3.2.3 Tambahkan DMEM-F12 dengan volume yang sama, aduk sel perlahan, pindahkan ke tabung sentrifus pada suhu ruangan, dan sentrifus pada kecepatan 300g selama 5 menit.
3.2.4 Sebelum melewatkan sel, siapkan pelat 12 sumur berlapis laminin.
3.2.5 Buang supernatan dan suspensikan kembali sel dalam media mTeSR‑plus yang mengandung 10 µM Nomor seri Y‑27632.
3.2.6 Pindahkan sel ke dalam pelat 12-sumur berlapis laminin yang telah disiapkan. Kocok pelat dengan perlahan untuk mendistribusikan sel secara merata dan biarkan pada suhu ruangan selama 10 hingga 20 menit.
3.2.7 Tempatkan pelat 12 sumur dalam inkubator 37°C dan inkubasi.
Catatan: iPSC akan cepat berdiferensiasi dan mati setelah tumbuh menjadi satu lapis sel. Untuk mempertahankan pertumbuhan dan pluripotensi, sel-sel ini perlu disalurkan sebelum berkonfluensi.
3.3. Kriopreservasi iPSC
3.3.1 Siapkan reagen disosiasi sel yang lembut.

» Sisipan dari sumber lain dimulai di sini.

struct Attn64Args {
  const bf16_t* qkv;
  const bf16_t* vt;
  bf16_t* out;
  const int32_t* kv_len;
  const int32_t* kv_gap;
  int64_t ld, bstride, ldo, out_bstride;
  int32_t B, L, Lpad, H, qblocks, items;
  int32_t full_rounds, tail_items, tail_units;
  float* part;
  const bf16_t* q_scale; const bf16_t* q_scale2; const float* rope; int64_t rope_bstride; int32_t split;
  int32_t q_pre;
  int32_t inmerge;
  uint32_t* flags;
  uint64_t* debug_ts;
};

constexpr int V_RING0 = RING * K_TILE;

constexpr int A_O = 0, A_Q = 128, A_K = 192;

typedef _Float16 f16x4 __attribute__((ext_vector_type(4)));
VC_DEV int chunk_begin64(int c, int units, int chunks) { return (int)(((long)c * units) / chunks); }
VC_DEV void merge_fold64(float (&acc)[16][4], float& wsum, float& m, const f16x4 (&v)[16], const f32x2 ml) {
  const float m_new = fmaxf(m, ml[0]);
  const float keep = __builtin_amdgcn_exp2f(m - m_new);
  const float w = ml[1] * __builtin_amdgcn_exp2f(ml[0] - m_new);
  m = m_new;
  wsum = __builtin_fmaf(wsum, keep, w);
#pragma unroll
  for (int i = 0; i < 16; ++i)
#pragma unroll
    for (int e = 0; e < 4; ++e) acc[i][e] = __builtin_fmaf(w, (float)v[i][e], acc[i][e] * keep);
}

VC_DEV int swap23(int i) { return (i & ~12) | ((i & 4) << 1) | ((i & 8) >> 1); }

template <int I, int N, class F>
VC_DEV void sfor(F&& f) {
  if constexpr (I < N) {
    f(std::integral_constant<int, I>{});
    sfor<I + 1, N>(f);
  }
}
#define SB() __builtin_amdgcn_sched_barrier(0)
template <int PH, int I>
constexpr a64s::Tok tok_at() {
  if constexpr (PH == 0) return a64s::A_TOK[I];
  else return a64s::B_TOK[I];
}

template <int KA, int QA, bool ZERO>
VC_DEV void mfma_qk(f32x16& s) {
  if constexpr (ZERO)
    asm volatile("v_mfma_f32_32x32x16_bf16 %0, a[%c1:%c2], a[%c3:%c4], 0" : "=v"(s) : "n"(KA), "n"(KA + 3), "n"(QA), "n"(QA + 3));
  else
    asm volatile("v_mfma_f32_32x32x16_bf16 %0, a[%c1:%c2], a[%c3:%c4], %0" : "+v"(s) : "n"(KA), "n"(KA + 3), "n"(QA), "n"(QA + 3));
}
VC_DEV void mfma_aug(f32x16& s, const u32x4& k, const u32x4& q) {
  asm volatile("v_mfma_f32_32x32x16_bf16 %0, %1, %2, %0" : "+v"(s) : "v"(k), "v"(q));
}
template <int OA>
VC_DEV void mfma_pv(const u32x4& v, const u32x4& p) {
  asm volatile("v_mfma_f32_32x32x16_bf16 a[%c2:%c3], %0, %1, a[%c2:%c3]" ::"v"(v), "v"(p), "n"(OA), "n"(OA + 15));
}
template <int A0, int OFF>
VC_DEV void lds_k(uint32_t addr) {
  asm volatile("ds_read_b128 a[%c1:%c2], %0 offset:%c3" ::"v"(addr), "n"(A0), "n"(A0 + 3), "n"(OFF));
}
template <int OFF>
VC_DEV void lds_v(u32x4& f, uint32_t addr) {
  asm volatile("ds_read_b128 %0, %1 offset:%c2" : "=v"(f) : "v"(addr), "n"(OFF));
}
template <int A0, int OFF>
VC_DEV void load_q(const bf16_t* p) {
  asm volatile("global_load_dwordx4 a[%c1:%c2], %0, off offset:%c3" ::"v"(p), "n"(A0), "n"(A0 + 3), "n"(OFF) : "memory");
}
template <int N> VC_DEV void wait_lgkm() { asm volatile("s_waitcnt lgkmcnt(%c0)" ::"n"(N)); }
template <int N> VC_DEV void wait_vm() { asm volatile("s_waitcnt vmcnt(%c0)" ::"n"(N)); }
VC_DEV float v_max3(float a, float b, float c) {
  float r;
  asm("v_max3_f32 %0, %1, %2, %3" : "=v"(r) : "v"(a), "v"(b), "v"(c));
  return r;
}
VC_DEV float v_max(float a, float b) {
  float r;
  asm("v_max_f32 %0, %1, %2" : "=v"(r) : "v"(a), "v"(b));
  return r;
}
#define PIN(x) asm volatile("" : "+v"(x))
VC_DEV uint32_t v_cvt_pk(float lo, float hi) {
  uint32_t r;
  asm("v_cvt_pk_bf16_f32 %0, %1, %2" : "=v"(r) : "v"(lo), "v"(hi));
  return r;
}
#pragma clang diagnostic push
#pragma clang diagnostic ignored "-Winline-asm"
VC_DEV void glds16_m0(const char* sbase, uint32_t voff, uint32_t lds_wave, int imm) {
  asm volatile("s_add_u32 m0, %2, %3\n\ts_nop 0\n\tglobal_load_lds_dwordx4 %0, %1" ::"v"(voff), "s"(sbase), "s"(lds_wave), "i"(imm) : "memory", "m0", "scc");
}
#pragma clang diagnostic pop
template <int A> VC_DEV float agpr_read() {
  float r;
  asm volatile("v_accvgpr_read_b32 %0, a[%c1]" : "=v"(r) : "n"(A));
  return r;
}
template <int A> VC_DEV void agpr_write(float v) { asm volatile("v_accvgpr_write_b32 a[%c1], %0" ::"v"(v), "n"(A)); }
VC_DEV void half_swap(float x, float& lo, float& hi) {
  asm volatile("v_mov_b32 %1, %2\n\tv_mov_b32 %0, %2\n\ts_nop 1\n\tv_permlane32_swap_b32 %0, %1" : "=&v"(lo), "=&v"(hi) : "v"(x));
}
VC_DEV float xmax32(float x) {
  float lo, hi;
  half_swap(x, lo, hi);
  return v_max(lo, hi);
}
VC_DEV float xsum32(float x) {
  float lo, hi;
  half_swap(x, lo, hi);
  return lo + hi;
}

template <bool BOUNDED>
__global__ __launch_bounds__(256, 1) void attn64_kernel(const Attn64Args a) {
  extern __shared__ __attribute__((aligned(16))) char smem[];
  asm volatile("" ::: "a0", "a15", "a31", "a47", "a63", "a79", "a95", "a111", "a127", "a143", "a159", "a175", "a191", "a207",
               "a223", "a239", "a255");

  const int tid = threadIdx.x;
  const int lane = tid & 63;
  const int wave = __builtin_amdgcn_readfirstlane(tid >> 6);
  const int lq = lane & 31, hh = lane >> 5;
  const float c_scale = 0.08838834764831845f * 1.4426950408889634f;
  const float MASKED = -29952.0f;

  uint32_t k_rd[8], v_rd[4];
  const int krow = swap23(lq);
  {
#pragma unroll
    for (int t = 0; t < 8; ++t) k_rd[t] = krow * 256 + (((2 * t + hh) ^ (krow & 15)) << 4);
#pragma unroll
    for (int s = 0; s < 4; ++s) v_rd[s] = V_RING0 + lq * 128 + (((2 * s + hh) ^ ((lq >> 1) & 7)) << 4);
  }
  uint32_t k_off[4], v_off[4];
#pragma unroll
  for (int i = 0; i < 4; ++i) {
    const int c = i * 256 + tid;
    const int row = c >> 4;
    k_off[i] = (uint32_t)row * (uint32_t)a.ld * 2u + (uint32_t)(((c & 15) ^ (row & 15)) << 4);
    const int d = c >> 3;
    v_off[i] = ((uint32_t)d * (uint32_t)a.Lpad + (uint32_t)((((c & 7) ^ ((d >> 1) & 7))) << 3)) * 2u;
  }
  const uint32_t k_step = (uint32_t)KVB * (uint32_t)a.ld * 2u;
  const uint32_t k_max = (uint32_t)(a.L - 1) * (uint32_t)a.ld * 2u + (uint32_t)(((tid & 15) ^ ((tid >> 4) & 15)) << 4);
  const uint32_t aug_on = hh == 0 ? 0xffffffffu : 0u;
  const uint32_t kaug_one = 0x3f80u & aug_on;
  const uint32_t qaug_mask = ((uint32_t)f2bf(MASKED) << 16) & aug_on;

3.3.2 Lakukan pemisahan sel sesuai dengan protokol passaging iPSC, gunakan jumlah organel sel untuk memastikan kepadatan sel sebelum kriopreservasi.
3.3.3 Setiap tabung sel harus dibekukan pada kepadatan sel 1-2×10^6. Ikuti langkah-langkah sentrifugasi dan penghilangan media kultur sel dalam protokol passaging iPSC. Suspensikan kembali pelet iPSC yang diisolasi dalam volume larutan kriopreservasi yang sesuai.

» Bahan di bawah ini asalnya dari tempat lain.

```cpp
PYBIND11_MODULE(gravomg_bindings, m) {
    m.doc() = "Multigrid solver bindings (MI355X-native V-cycle hot path)";

    py::enum_<Hierarchy>(m, "Hierarchy").value("OURS", OURS).value("SIG21", SIG21);
    py::enum_<Sampling>(m, "Sampling").value("FASTDISK", FASTDISK).value("POISSONDISK", POISSONDISK).value("FPS", FPS).value("RANDOM", RANDOM).value("MIS", MIS);
    py::enum_<Weighting>(m, "Weighting").value("BARYCENTRIC", BARYCENTRIC).value("UNIFORM", UNIFORM).value("INVDIST", INVDIST);

    py::class_<MultigridSolver>(m, "MultigridSolver")
        .def(py::init<DenseIn, IntIn, py::object, double, int, int, double, int, int, int, int, bool, bool, Sampling, Weighting, bool, DenseIn, bool, bool, bool, int, bool>())
        .def("construct_sig21_hierarchy", &MultigridSolver::construct_sig21_hierarchy, py::arg("F"))
        .def("toggle_hierarchy", &MultigridSolver::toggle_hierarchy, py::arg("hierarchy"))
        .def("solve", &MultigridSolver::solve, py::arg("lhs"), py::arg("rhs"))
        .def("direct_solve", &MultigridSolver::direct_solve, py::arg("lhs"), py::arg("rhs"), py::arg("pardiso"))
        .def("prolongation_matrices", &MultigridSolver::prolongation_matrices)
        .def("set_prolongation_matrices", &MultigridSolver::set_prolongation_matrices, py::arg("U"))
        .def("sampling_indices", &MultigridSolver::sampling_indices)
        .def("level_points", &MultigridSolver::level_points)
        .def("level_edges", &MultigridSolver::level_edges)
        .def("notrimap", &MultigridSolver::notrimap)
        .def("all_triangles", &MultigridSolver::all_triangles)
        .def("coarse_normals", &MultigridSolver::coarse_normals)
        .def("nearest_source", &MultigridSolver::nearest_source)
        .def("write_hierarchy_timing", &MultigridSolver::write_hierarchy_timing, py::arg("experiment"), py::arg("file"), py::arg("write_headers"))
        .def("write_solver_timing", &MultigridSolver::write_solver_timing, py::arg("experiment"), py::arg("file"), py::arg("write_headers"))
        .def("write_convergence", &MultigridSolver::write_convergence, py::arg("file"))
        .def("residual", &MultigridSolver::residual, py::arg("lhs"), py::arg("rhs"), py::arg("solution"), py::arg("type") = 2)
        .def("solver_timing", &MultigridSolver::solver_timing)
        .def("hierarchy_timing", &MultigridSolver::hierarchy_timing)
        .def("convergence", &MultigridSolver::convergence)
        .def("prepare_system", &MultigridSolver::prepare_system, py::arg("lhs"))
        .def("engine_handle", &MultigridSolver::engine_handle)
        .def("invalidate_system", &MultigridSolver::invalidate_system)
        .def("set_engine_option", &MultigridSolver::set_engine_option, py::arg("key"), py::arg("value"))
#ifdef GMG_TESTING
        .def("_test_report_diverged", &MultigridSolver::test_report_diverged, py::arg("n"))
#endif
        ;
}
```

### gravo_mg_amd/csrc/engine.hip

```cpp
#include <hip/hip_runtime.h>
#include <dlfcn.h>

#include <array>
#include <atomic>
#include <chrono>
#include <cmath>
#include <functional>
#include <future>
#include <cstdio>
#include <cstdlib>
#include <cstring>
#include <map>
#include <mutex>
#include <shared_mutex>
#include <string>
#include <vector>
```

3.3.4 Tambahkan 1 mL pelet kriopreservasi sel yang disuspensikan kembali ke dalam tabung kriopreservasi 1,5 mL, lakukan program pendinginan, lalu pindahkan ke nitrogen cair untuk penyimpanan jangka panjang.

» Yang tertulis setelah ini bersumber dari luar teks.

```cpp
#define STYLEX_F32 0
#define STYLEX_BF16 1
#define STYLEX_BF16_ACT 2

#define STYLEX_EINVAL (-1)
#define STYLEX_EWORKSPACE (-2)

#define STYLEX_CONV_NSHAPE 11

#define STYLEX_EPI_BIAS 1
#define STYLEX_EPI_LRELU 2
#define STYLEX_EPI_OSCALE 4
#define STYLEX_EPI_NOISE 8
#define STYLEX_EPI_RESIDUAL 16
#define STYLEX_EPI_RELU 32
#define STYLEX_EPI_NOISE_NAT 128
// ... 147 lines not shown
int stylex_weight_sumsq(const float* w, float* wsq, int64_t O, int64_t C, int64_t K, void* stream);
int stylex_modcoeff_fwd(const float* style, const float* wsq, float* s1, float* d, int64_t B, int64_t C, int64_t O,
                        float eps, void* stream);
int stylex_modcoeff_bwd(const float* gd, const float* d, const float* s1, const float* wsq, const float* w,
                        const float* gs1, float* gstyle, float* gw, int64_t B, int64_t C, int64_t O, int64_t K,
                        void* stream);

int stylex_reduce_chunks(const int64_t* shape);
int stylex_act_bwd_reduce(const void* dy, const void* y, void* dx, float* partial, const int64_t* shape, int nchunks,
                          int lrelu, float scale, int act_dtype, void* stream);
int stylex_modconv_bwd_prep(const void* gy, const void* y, const float* noise, int64_t noise_stride,
                            const float* noise_w, const float* noise_b, void* gz, float* partial,
                            const int64_t* shape, int nchunks, int lrelu, int act_dtype, void* stream);
int stylex_modconv_bwd_prep_scaled(const void* gy, const void* y, const float* noise, int64_t noise_stride,
                                   const float* noise_w, const float* noise_b, const float* gz_scale, void* gz,
                                   float* partial, const int64_t* shape, int nchunks, int lrelu, int act_dtype,
                                   void* stream);
int stylex_modconv_bwd_prep_nat(const void* gy, const void* y, const float* noise, int64_t noise_stride,
                                const float* noise_w, const float* noise_b, const float* gz_scale, void* gz,
                                float* partial, const int64_t* shape, int nchunks, int lrelu, int act_dtype,
                                void* stream);
int stylex_scale_reduce(const void* x, const void* t, const float* s, void* gx, float* partial, const int64_t* shape,
                        int nchunks, int act_dtype, void* stream);

int stylex_torgb_chunks(const int64_t* shape);
int stylex_torgb_fwd(const void* x, const float* s1, const float* w, void* y, const int64_t* shape, void* stream);
int stylex_torgb_bwd(const void* x, const void* gy, const float* s1, const float* w, void* gx, float* partial,
                     const int64_t* shape, void* stream);

int stylex_timing_enable(int on);
int stylex_timing_pause(int on);
int stylex_timing_report(int kernel_class, int64_t* launches, double* total_ms, double* total_flops,
                         double* total_bytes);
int stylex_timing_layers(int64_t* meta, double* vals, int64_t cap);
int stylex_timing_kernels(char* names, int64_t* meta, double* vals, int64_t cap);

#define STYLEX_ADAM_COPY_PACK 0
#define STYLEX_ADAM_COPY_PACK_S2D 1
#define STYLEX_ADAM_COPY_SUMSQ 2
typedef struct {
    float* p;
    const float* g;
    float* m;
    float* v;
    const float* step;
    int64_t numel;
// ... 77 lines not shown
```

Measured before the change: 1016 images/sec.

## Fuse generator block backward seams into single-pass prep kernels via custom autograd

Adds a whole-generator-block autograd function (two modulated convs plus toRGB) whose backward fuses two elementwise seams into new wide bf16 kernels. The toRGB gradient is combined with the incoming gradient inside the modconv backward prep. The scale-reduce of the second conv's data gradient is merged with the first conv's prep. This removes intermediate gradient tensors and separate elementwise passes over activations, at the cost of extra rounding steps to mirror the old bf16 materialisation. Blocks adjacent to attention layers fall back to the old path.

```diff
diff --git a/explaining-in-style-reproducibility-study_amd/csrc/fused_bwd.hip b/explaining-in-style-reproducibility-study_amd/csrc/fused_bwd.hip
--- a/explaining-in-style-reproducibility-study_amd/csrc/fused_bwd.hip
+++ b/explaining-in-style-reproducibility-study_amd/csrc/fused_bwd.hip
@@ -372,6 +372,154 @@
     block_reduce_store8<1>(a, smem, g, C, partial + ((long)g.b * nchunks + blockIdx.x) * C);
 }
 
+__device__ __forceinline__ L8 round8(const L8& v) {
+    L8 r;
+#pragma unroll
+    for (int i = 0; i < 4; ++i) {
+        const unsigned u = act_pack2(v.e[2 * i], v.e[2 * i + 1]);
+        r.e[2 * i] = act_lo(u);
+        r.e[2 * i + 1] = act_hi(u);
+    }
+    return r;
+}
+struct RgbM {
+    float m[3][8];
+};
+__device__ __forceinline__ L8 rgb_gx(const uint2 g, const RgbM& k) {
+    const float g0 = act_lo(g.x), g1 = act_hi(g.x), g2 = act_lo(g.y);
+    L8 v;
+#pragma unroll
+    for (int e = 0; e < 8; ++e) v.e[e] = __fmaf_rn(g2, k.m[2][e], __fmaf_rn(g0, k.m[0][e], __fmul_rn(g1, k.m[1][e])));
+    return round8(v);
+}
+
+enum { SEAM_SUM = 0, SEAM_SCALE = 1 };
+struct SeamSrc {
+    const void* g;
+    const uint2* g_rgb;
+    const float* s3;
+    const float* w3;
+    const float* s;
+    float* partial_sr;
+};
+
+template <int SEAM>
+__global__ __launch_bounds__(NT8) void gblock_prep_wide_kernel(SeamSrc src, const void* __restrict__ y,
+                                                             const float* __restrict__ noise, int ns,
+                                                             const float* __restrict__ nw, const float* __restrict__ nb,
+                                                             void* __restrict__ gz, float* __restrict__ partial, int H, int W,
+                                                             int C, int nchunks, int lrelu, const float* __restrict__ gz_scale,
+                                                             int natural) {
+    extern __shared__ __attribute__((aligned(16))) float smem[];
+    const int HW = H * W;
+    const Geo8 g = make_geo8(HW, C, nchunks);
+    L8 a[3] = {};
+    L8 asr[1] = {};
+    if (g.active) {
+        const int c = g.cv * 8;
+        L8 w8 = {}, b8 = {}, d8 = {}, s8 = {};
+        RgbM k = {};
+        if (noise) {
+            w8 = ldp8(nw + c);
+            b8 = ldp8(nb + c);
+        }
+        if (gz_scale) d8 = ldp8(gz_scale + (long)g.b * C + c);
+        if (SEAM == SEAM_SCALE) {
+            s8 = ldp8(src.s + (long)g.b * C + c);
+        } else {
+#pragma unroll
+            for (int e = 0; e < 8; ++e) {
+                const float sv = src.s3[(long)g.b * C + c + e];
+#pragma unroll
+                for (int n = 0; n < 3; ++n) k.m[n][e] = __fmul_rn(src.w3[n * C + c + e], sv);
+            }
+        }
+        const long step = (long)g.rpp * C;
+        const long pix0 = (long)g.b * HW;
+        long o = (pix0 + g.p_begin + g.prow) * C + c;
+        PixWalk pw(g.p_begin + g.prow, g.rpp, W);
+        for (int p = g.p_begin + g.prow; p < g.p_end; p += 2 * g.rpp, o += 2 * step, pw.advance()) {
+            const bool two = p + g.rpp < g.p_end;
+            const long o1 = two ? o + step : o;
+            const int p1 = two ? p + g.rpp : p;
+            const int h0 = pw.h, w0 = pw.w;
+            pw.advance();
+            const int h1 = two ? pw.h : h0, w1 = two ? pw.w : w0;
+            const L8 y0 = ld8(y, o), y1 = ld8(y, o1);
+            L8 g0, g1;
+            if (SEAM == SEAM_SCALE) {
+                const L8 t0 = ld8(src.g, o), t1 = ld8(src.g, o1);
+#pragma unroll
+                for (int e = 0; e < 8; ++e) asr[0].e[e] += y0.e[e] * t0.e[e];
+                if (two) {
+#pragma unroll
+                    for (int e = 0; e < 8; ++e) asr[0].e[e] += y1.e[e] * t1.e[e];
+                }
+#pragma unroll
+                for (int e = 0; e < 8; ++e) {
+                    g0.e[e] = __fmul_rn(t0.e[e], s8.e[e]);
+                    g1.e[e] = __fmul_rn(t1.e[e], s8.e[e]);
+                }
+                g0 = round8(g0);
+                g1 = round8(g1);
+            } else {
+                g0 = rgb_gx(src.g_rgb[pix0 + p], k);
+                g1 = rgb_gx(src.g_rgb[pix0 + p1], k);
+                if (src.g) {
+                    const L8 n0 = ld8(src.g, o), n1 = ld8(src.g, o1);
+#pragma unroll
+                    for (int e = 0; e < 8; ++e) {
+                        g0.e[e] = __fadd_rn(g0.e[e], n0.e[e]);
+                        g1.e[e] = __fadd_rn(g1.e[e], n1.e[e]);
+                    }
+                    g0 = round8(g0);
+                    g1 = round8(g1);
+                }
+            }
+            float nz0 = 0.f, nz1 = 0.f;
+            if (noise) {
+                nz0 = noise[noise_off(g.b, ns, h0, w0, natural)];
+                nz1 = noise[noise_off(g.b, ns, h1, w1, natural)];
+            }
+            L8 q0, q1, t0 = y0, t1 = y1, s0, s1;
+#pragma unroll
+            for (int e = 0; e < 8; ++e) {
+                q0.e[e] = g0.e[e];
+                q1.e[e] = g1.e[e];
+                if (lrelu) {
+                    q0.e[e] = y0.e[e] > 0.f ? g0.e[e] : 0.2f * g0.e[e];
+                    t0.e[e] = y0.e[e] > 0.f ? y0.e[e] : 5.f * y0.e[e];
+                    q1.e[e] = y1.e[e] > 0.f ? g1.e[e] : 0.2f * g1.e[e];
+                    t1.e[e] = y1.e[e] > 0.f ? y1.e[e] : 5.f * y1.e[e];
+                }
+                s0.e[e] = gz_scale ? q0.e[e] * d8.e[e] : q0.e[e];
+                s1.e[e] = gz_scale ? q1.e[e] * d8.e[e] : q1.e[e];
+            }
+            st8(gz, o, s0);
+            if (two) st8(gz, o1, s1);
+#pragma unroll
+            for (int e = 0; e < 8; ++e) {
+                a[0].e[e] += q0.e[e] * (t0.e[e] - (nz0 * w8.e[e] + b8.e[e]));
+                a[1].e[e] += q0.e[e] * nz0;
+                a[2].e[e] += q0.e[e];
+            }
+            if (two) {
+#pragma unroll
+                for (int e = 0; e < 8; ++e) {
+                    a[0].e[e] += q1.e[e] * (t1.e[e] - (nz1 * w8.e[e] + b8.e[e]));
+                    a[1].e[e] += q1.e[e] * nz1;
+                    a[2].e[e] += q1.e[e];
+                }
+            }
+        }
+    }
+    if (SEAM == SEAM_SCALE) {
+        block_reduce_store8<1>(asr, smem, g, C, src.partial_sr + ((long)g.b * nchunks + blockIdx.x) * C);
+        __syncthreads();
+    }
+    block_reduce_store8<3>(a, smem, g, C, partial + ((long)g.b * nchunks + blockIdx.x) * 3 * C);
+}
+
 inline size_t reduce_smem8(int C, int K) { return (size_t)K * (NT / (C >> 2)) * (C >> 3) * 32; }
 
 inline bool al16(const void* p) { return (reinterpret_cast<uintptr_t>(p) & 15) == 0; }
@@ -478,4 +626,53 @@
     return (int)hipGetLastError();
 }
 
-}
+static int seam_prep_args(const void* y, const float* noise, int64_t noise_stride, const float* noise_w,
+                          const float* noise_b, const float* gz_scale, int natural, const void* gz, const float* partial,
+                          const int64_t* sh, int nchunks, int lrelu, int act_dtype) {
+    if (act_dtype != 0 && act_dtype != 1) return STYLEX_EINVAL;
+    if (lrelu != 0 && lrelu != 1) return STYLEX_EINVAL;
+    if (natural != 0 && natural != 1) return STYLEX_EINVAL;
+    if (!y || !gz || !partial || !ok_shape(sh, nchunks)) return STYLEX_EINVAL;
+    if (noise && (!noise_w || !noise_b || noise_stride < sh[1] || noise_stride < sh[2])) return STYLEX_EINVAL;
+    if (natural && !noise) return STYLEX_EINVAL;
+    if (!glue_wide(act_dtype, (int)sh[3]) || !al16(y) || !al16(gz) || !al16(partial) || !al16(noise_w) || !al16(noise_b) ||
+        !al16(gz_scale))
+        return STYLEX_NOT_APPLICABLE;
+    return 0;
+}
+
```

4. Catatan Penting tentang Pelapis Laminin
4.1. Semua langkah dalam protokol eksperimen harus dilakukan dalam kondisi steril.
4.2. Hindari paparan laminin pada suhu ruangan dalam jangka waktu lama.
4.3. Hindari pembekuan dan pencairan berulang kali
4.4. Setelah dicairkan, larutan stok protein yang belum diencerkan dapat disimpan pada suhu 2~8℃ dalam kondisi steril dan dapat disimpan secara stabil setidaknya selama 3 bulan.
5.Informasi produk terkait
| Nama Produk | Kucing# | Ukuran |
| 92602ES | 10μg/100μg/500μg/1mg |
6.Referensi
[1]Pulido D, Briggs DC, Hua J, Hohenester E. Analisis kristalografi lengan pendek laminin β2 menunjukkan bagaimana domain LF dimasukkan ke dalam susunan domain LE yang teratur. Matrix Biol. 2017 Jan;57-58:204-212.